Improved communications transform UW Medical Center heart failure teams

Improved communications transform UW Medical Center heart failure teams

The heart failure teams at UW Medicine treat more than 600 patients annually, severely ill individuals whose lives rely on the coordinated efforts of highly trained, cross-disciplinary healthcare professionals. Care is provided by two teams, one for the cardiac intensive care unit (CCU) and another for the telemetry unit (5NE).

Yet 70 percent of preventable medical errors occur because of miscommunications and poor teamwork, and are shown to be the third leading cause of death in the U.S.

That is where the UW Center for Health Sciences Interprofessional Education, Research and Practice (CHSIE) comes into the picture. Funded with $1.3 million in federal grants from the Health Resources & Services Administration, CHSIE and UW Medicine developed an academic-practice partnership focused on improving patient safety and care by enhancing team communications and functioning.

NEXUS award recipients

The CHSIE team was selected this summer to receive the 2017 NEXUS Award.

So successful were their efforts that CHSIE was selected this summer to receive the 2017 NEXUS Award, presented by the National Center for Interprofessional Practice and Education at a national event in Minneapolis. The highly competitive award is given annually to organizations that make outstanding contributions to transform healthcare delivery and improve outcomes.

The interprofessional collaboration grew out of several existing programs, including an educational model known as TeamCORE administered by WWAMI Institute for Simulation in Healthcare (WISH) for the states that it serves (Washington, Wyoming, Alaska, Montana and Idaho) and TeamSTEPPS, which provides training around teamwork and communications.

“The University is one of seven regional training centers for TeamSTEPPS,” said Dr. Brenda Zierler, CHSIE co-director, project lead and professor in the School of Nursing. “We took this team training and turned it into a structured process focused on improving patient safety and care.”

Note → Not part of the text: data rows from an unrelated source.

# omahs/celestia-app

Hardware: AMD Instinct MI355X
Metric: EDS+DAH squares/sec (k=128) (higher is better)
Workload: dtype u8; 1 GPU; k=128 ODS -> EDS + 4k NMT roots + DAH, batch replay; k=128, field=GF(2^8), parallelism=batch1, input_layout=ODS in Q0 of the EDS buffer (placed by the upload), batches_in_flight=4

## Files before the change

### celestia-app_amd/csrc/nmt_device.hpp

```cpp
#pragma once
#include <hip/hip_runtime.h>

#include "cel_internal.hpp"
#include "sha256_device.hpp"

namespace cel {

__device__ __forceinline__ void load_node(const uint32_t* p, uint32_t (&n)[kNodeWords]) {
  const uint4* q = reinterpret_cast<const uint4*>(p);
#pragma unroll
  for (int i = 0; i < 6; i++) {
    const uint4 v = q[i];
    n[4 * i] = v.x; n[4 * i + 1] = v.y; n[4 * i + 2] = v.z; n[4 * i + 3] = v.w;
  }
}

__device__ __forceinline__ void store_node(uint32_t* p, const uint32_t (&n)[kNodeWords]) {
  uint4* q = reinterpret_cast<uint4*>(p);
#pragma unroll
  for (int i = 0; i < 6; i++) q[i] = make_uint4(n[4 * i], n[4 * i + 1], n[4 * i + 2], n[4 * i + 3]);
}

__device__ __forceinline__ void put_digest(uint32_t (&nd)[kNodeWords], const uint32_t (&st)[8]) {
  uint32_t sw[8];
#pragma unroll
  for (int i = 0; i < 8; i++) sw[i] = bswap32(st[i]);
  nd[14] = (nd[14] & 0xFFFFu) | (sw[0] << 16);
#pragma unroll
  for (int i = 15; i <= 21; i++) nd[i] = __builtin_amdgcn_alignbyte(sw[i - 14], sw[i - 15], 2);
  nd[22] = sw[7] >> 16;
  nd[23] = 0;
}


constexpr uint32_t kLeafParPrefix[7] = {0x00FFFFFFu, 0xFFFFFFFFu, 0xFFFFFFFFu, 0xFFFFFFFFu,
                                        0xFFFFFFFFu, 0xFFFFFFFFu, 0xFFFFFFFFu};
constexpr ShaMid kLeafParMid = sha_midstate(kLeafParPrefix, 7);

template <bool PF>
__device__ __forceinline__ void leaf_hash(uint32_t (&st)[8], const uint32_t* __restrict__ sh, bool q0) {
  sha256_init(st);
  uint32_t w[16];
  uint32_t nx[17];
  auto load17 = [&](int b) {
    const uint32_t* base = sh + 16 * b - 8;
    const uint4* p4 = reinterpret_cast<const uint4*>(base);
#pragma unroll
    for (int i = 0; i < 4; i++) {
      const uint4 v = p4[i];
      nx[4 * i] = v.x; nx[4 * i + 1] = v.y; nx[4 * i + 2] = v.z; nx[4 * i + 3] = v.w;
    }
    nx[16] = base[16];
  };
  {
    uint32_t s[9];
    const uint4* p4 = reinterpret_cast<const uint4*>(sh);
    const uint4 v0 = p4[0], v1 = p4[1];
    s[0] = v0.x; s[1] = v0.y; s[2] = v0.z; s[3] = v0.w; s[4] = v1.x; s[5] = v1.y; s[6] = v1.z; s[7] = v1.w;
    s[8] = sh[8];
    if (PF) load17(1);
#pragma unroll
    for (int i = 8; i < 16; i++) w[i] = perm(s[i - 8], s[i - 7], 0x06070001u);
    if (__all(!q0)) {
#pragma unroll
      for (int i = 0; i < 7; i++) w[i] = kLeafParPrefix[i];
      w[7] = 0xFFFF0000u | perm(0u, s[0], 0x0C0C0001u);
      sha256_compress_from<7>(st, mid_regs(kLeafParMid), w);
    } else {
      if (q0) {
        w[0] = perm(0u, s[0], 0x0C000102u);
#pragma unroll
        for (int i = 1; i < 7; i++) w[i] = perm(s[i - 1], s[i], 0x07000102u);
        w[7] = perm(s[6], s[7], 0x07000C0Cu) | perm(0u, s[0], 0x0C0C0001u);
      } else {
#pragma unroll
        for (int i = 0; i < 7; i++) w[i] = kLeafParPrefix[i];
        w[7] = 0xFFFF0000u | perm(0u, s[0], 0x0C0C0001u);
      }
      sha256_compress(st, w);
    }
  }
#pragma unroll 1
  for (int b = 1; b < 8; b++) {
    if (!PF) load17(b);
#pragma unroll
    for (int i = 0; i < 16; i++) w[i] = perm(nx[i], nx[i + 1], 0x06070001u);
    if (PF) {
      if (b < 7) {
        load17(b + 1);
      } else {
        const uint4* p4 = reinterpret_cast<const uint4*>(sh + 120);
        const uint4 v0 = p4[0], v1 = p4[1];
        nx[0] = v0.x; nx[1] = v0.y; nx[2] = v0.z; nx[3] = v0.w; nx[4] = v1.x; nx[5] = v1.y; nx[6] = v1.z; nx[7] = v1.w;
      }
    }
    sha256_compress(st, w);
  }
  {
    if (!PF) {
      const uint4* p4 = reinterpret_cast<const uint4*>(sh + 120);
      const uint4 v0 = p4[0], v1 = p4[1];
      nx[0] = v0.x; nx[1] = v0.y; nx[2] = v0.z; nx[3] = v0.w; nx[4] = v1.x; nx[5] = v1.y; nx[6] = v1.z; nx[7] = v1.w;
    }
#pragma unroll
    for (int i = 0; i < 7; i++) w[i] = perm(nx[i], nx[i + 1], 0x06070001u);
    w[7] = perm(nx[7], 0x80u, 0x0607000Cu);
#pragma unroll
    for (int i = 8; i < 15; i++) w[i] = 0u;
    w[15] = 542u * 8u;
    sha256_compress(st, w);
  }
}

__device__ __forceinline__ void leaf_record(const uint32_t* __restrict__ sh, bool q0, const uint32_t (&st)[8],
                                            uint32_t (&nd)[kNodeWords]) {
  if (q0) {
    const uint4* p4 = reinterpret_cast<const uint4*>(sh);
    uint32_t s[8];
    const uint4 v0 = p4[0], v1 = p4[1];
    s[0] = v0.x; s[1] = v0.y; s[2] = v0.z; s[3] = v0.w; s[4] = v1.x; s[5] = v1.y; s[6] = v1.z; s[7] = v1.w;
#pragma unroll
    for (int i = 0; i < 7; i++) nd[i] = s[i];
    nd[7] = (s[7] & 0xFFu) | (s[0] << 8);
#pragma unroll
    for (int i = 0; i < 6; i++) nd[8 + i] = __builtin_amdgcn_alignbyte(s[i + 1], s[i], 3);
    nd[14] = (s[6] >> 24) | ((s[7] & 0xFFu) << 8);
  } else {
#pragma unroll
    for (int i = 0; i < 14; i++) nd[i] = 0xFFFFFFFFu;
    nd[14] = 0xFFFFu;
  }
  put_digest(nd, st);
}

template <bool PF>
__device__ __forceinline__ void make_leaf_node(const uint32_t* __restrict__ sh, bool q0, uint32_t (&nd)[kNodeWords]) {
  uint32_t st[8];
  leaf_hash<PF>(st, sh, q0);
  leaf_record(sh, q0, st, nd);
}
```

To move the project from classroom to practice, Zierler had to find a healthcare unit willing to partner. The CCU team led by Dr. Kevin O’Brien seemed an ideal match.

“Over a four-year period prior to grant funding, our heart failure teams had decreased patient lengths of stay, improved mortality rates and cut costs,” O’Brien said. “But at the same time, we saw challenges around communications and teamwork. We welcomed the chance to work with Brenda and her team to improve our approach.”

Inpatient heart failure care at UW Medicine employs about a dozen cardiologists, more than 100 nurses, some 14 advanced practice providers and many other healthcare professionals, such as social workers, pharmacists and physical therapists. “These individuals need to work together smoothly to insure the best patient care,” Zierler said, “but we saw problems with poor hand-offs and interpersonal conflicts.”

Over a three-year period, CHSIE held 17 leadership workshops and trained 329 individuals on improving work processes, promoting communications and building partnerships across disciplines. “No one is trained to understand another person’s role or scope of practice,” Zierler said. “It takes time to build trust and foster a team that can collaborate and communicate effectively.”

In a baseline survey, team communication and relationships were assessed and results shared back to the heart failure teams. They were asked: How can you improve communication and relationships among your team and how can you improve your day-to-day performance in terms of patient care and safety? Conducting patient rounds as a team surfaced as a project goal.

To inform the process, detailed scripts to improve bedside interactions were drafted and simulations run. Every point was nailed down—from who should talk first during rounds to which team member asks the family if they have questions. The process was rolled out first for the CCU team and then for the telemetry unit.

A consistent two-hour slot for rounds was established, making it easier for patients and families to know when the care team was going to be meeting to discuss the plan for the day as well as be available for questions.  A whiteboard in each room prominently displays the plan of care, and a new patient handout explains the rounding process and the roles of each team member.

The approach is a hit for patients, who appreciate the more personal contact. “I feel like the more eyes on me, the better,” said a patient that wished to remain anonymous. “It means more people looking for issues.”

Two years after launch, nurse participation in patient rounds has increased from 21 percent to more than 75 percent. When all team members hear the same information at the same time, rounds are more efficient and nurses are paging doctors less often to ask follow-up questions. In addition, the team survey has been repeated each year and has continued to show improvements in team communication and relationships.

“The nurses love this new way of doing rounds,” O’Brien said. “It’s more empowering. We saw a dramatic improvement in job satisfaction and the degree to which the nurses feel valued. We’ve also seen big improvements in staff and patient satisfaction, with ratings for both units now among the highest at UW Medical Center.”

To make sure the project continues beyond the grant cycle and can be scaled up across the University health system, the CHSIE team is developing a toolkit. Videos and scripts dealing with bedside rounds, along with survey tools and training materials, will be available online soon.